Content starts

@@ -359,9 +383,11 @@
       uint8_t* item0 = p.qkv_images ? p.qkv_images + (int64_t)bb * (D / img::DH) * img::ITEM_BYTES : nullptr;
       const float qscale = 1.4426950408889634f / sqrtf((float)img::DH);
       {
-      mbar_wait(bar(B_D4 + piece), ph, p.error_flag, 45);
+      const int tl = piece == 0 ? 16 + 2 * half : 20;
+      mbar_wait(bar(piece == 0 ? B_D4 + half : B_D4 + 2), ph, p.error_flag, 45);
       tc_fence_after();
-      if (warp == 0) IRS_TL(1, 13 + 2 * piece);
+      const bool tl_warp = (warp & 3) == 0 && (piece == 0 || half == 0);
+      if (tl_warp) IRS_TL(1, tl);
       const int ncol = piece == 0 ? 128 : 64;
       const int col0 = piece == 0 ? half * 128 : 256 + half * 64;
       const uint32_t tcol = piece == 0 ? (T_H + (uint32_t)half * 128u) : (T_D3 + (uint32_t)half * 64u);
@@ -405,7 +431,7 @@
           }
         }
       }
-      if (warp == 0) IRS_TL(1, 14 + 2 * piece);
+      if (tl_warp) IRS_TL(1, tl + 1);
       }
     };
     int it = 0;
@@ -451,15 +477,11 @@
                                        quad, p.eps2);
 #pragma unroll
       for (int ch = 0; ch < 2; ++ch) {
-        uint32_t v[32];
 #pragma unroll
         for (int j = 0; j < 32; ++j) {
           const int n = c0 + ch * 32 + j;
-          const float y = fmaf(fmaf(t[ch * 32 + j], st2.x, st2.y), vecs[V_G2 + n], vecs[V_B2 + n]);
-          t[ch * 32 + j] = y;
-          v[j] = __float_as_uint(y);
-        }
-        tc_st32(tlane + T_Y + c0 + ch * 32, v);
+          t[ch * 32 + j] = fmaf(fmaf(t[ch * 32 + j], st2.x, st2.y), vecs[V_G2 + n], vecs[V_B2 + n]);
+        }
 #pragma unroll
         for (int s8 = 0; s8 < 4; ++s8) {
           uint4 hi, lo;
@@ -468,12 +490,20 @@
           *reinterpret_cast<uint4*>(smem + OFF_P + o) = hi;
           *reinterpret_cast<uint4*>(smem + OFF_P + 32768 + o) = lo;
         }
+        asm volatile("fence.proxy.async.shared::cta;" ::: "memory");
+        tc_fence_before();
+        mbar_arrive(bar(B_A1 + 2 * half + ch));
+        if (warp == 0 && ch == 0) IRS_TL(1, 2);
+      }
+#pragma unroll
+      for (int ch = 0; ch < 2; ++ch) {
+        uint32_t v[32];
+#pragma unroll
+        for (int j = 0; j < 32; ++j) v[j] = __float_as_uint(t[ch * 32 + j]);
+        tc_st32(tlane + T_Y + c0 + ch * 32, v);
       }
       tc_wait_st();
-      asm volatile("fence.proxy.async.shared::cta;" ::: "memory");
-      tc_fence_before();
-      mbar_arrive(bar(B_A1));
-      if (warp == 0) IRS_TL(1, 2);
+      if (warp == 0) IRS_TL(1, 3);
       if (with_qkv && it > 0) e4_piece(tile - tile_step, it - 1, 1);
       mbar_wait(bar(B_D2), ph, p.error_flag, 42);
       tc_fence_after();
@@ -481,7 +511,7 @@
       for (int j = 0; j < 4; ++j) {
         uint32_t v[32];
         tc_ld32(tlane + T_H + 64u * (uint32_t)j + 32u * (uint32_t)half, v);
-        if (warp == 0) IRS_TL(1, 3 + 2 * j);
+        if (warp == 0) IRS_TL(1, 4 + 2 * j);
         uint8_t* slot = smem + (j < 2 ? OFF_Q : OFF_P) + (j & 1) * 32768;
         tc_wait_ld();
 #pragma unroll
@@ -499,11 +529,11 @@
         asm volatile("fence.proxy.async.shared::cta;" ::: "memory");
         tc_fence_before();
         mbar_arrive(bar(B_A2 + j));
-        if (warp == 0) IRS_TL(1, 4 + 2 * j);
+        if (warp == 0) IRS_TL(1, 5 + 2 * j);
       }
       mbar_wait(bar(B_D3), ph, p.error_flag, 44);
       tc_fence_after();
-      if (warp == 0) IRS_TL(1, 11);
+      if (warp == 0) IRS_TL(1, 12);
 #pragma unroll
       for (int ch = 0; ch < 2; ++ch) {
         uint32_t v[32], y[32];
@@ -517,17 +547,12 @@
       }
       const float2 st3 = ln_pair_stats(t, &xch[(2 * 2 + half) * 128 + row], &xch[(2 * 2 + (half ^ 1)) * 128 + row],
                                        quad, p.eps3);
-      float* xo = p.x_out + (row_ok ? r : 0) * D + c0;
 #pragma unroll
       for (int ch = 0; ch < 2; ++ch) {
 #pragma unroll
         for (int j = 0; j < 32; ++j) {
           const int n = c0 + ch * 32 + j;
           t[ch * 32 + j] = fmaf(fmaf(t[ch * 32 + j], st3.x, st3.y), vecs[V_G3 + n], vecs[V_B3 + n]);
-        }
-        if (row_ok) {
-#pragma unroll
-          for (int q = 0; q < 4; ++q) stg256(xo + ch * 32 + q * 8, &t[ch * 32 + q * 8]);
         }
         if (with_qkv) {
 #pragma unroll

Content ends

Your goal
Copy each line from the data that features the string "half".

Reply to the task
+      const int tl = piece == 0 ? 16 + 2 * half : 20;
+      mbar_wait(bar(piece == 0 ? B_D4 + half : B_D4 + 2), ph, p.error_flag, 45);
+      const bool tl_warp = (warp & 3) == 0 && (piece == 0 || half == 0);
       const int col0 = piece == 0 ? half * 128 : 256 + half * 64;
       const uint32_t tcol = piece == 0 ? (T_H + (uint32_t)half * 128u) : (T_D3 + (uint32_t)half * 64u);
+        mbar_arrive(bar(B_A1 + 2 * half + ch));
         tc_ld32(tlane + T_H + 64u * (uint32_t)j + 32u * (uint32_t)half, v);
       const float2 st3 = ln_pair_stats(t, &xch[(2 * 2 + half) * 128 + row], &xch[(2 * 2 + (half ^ 1)) * 128 + row],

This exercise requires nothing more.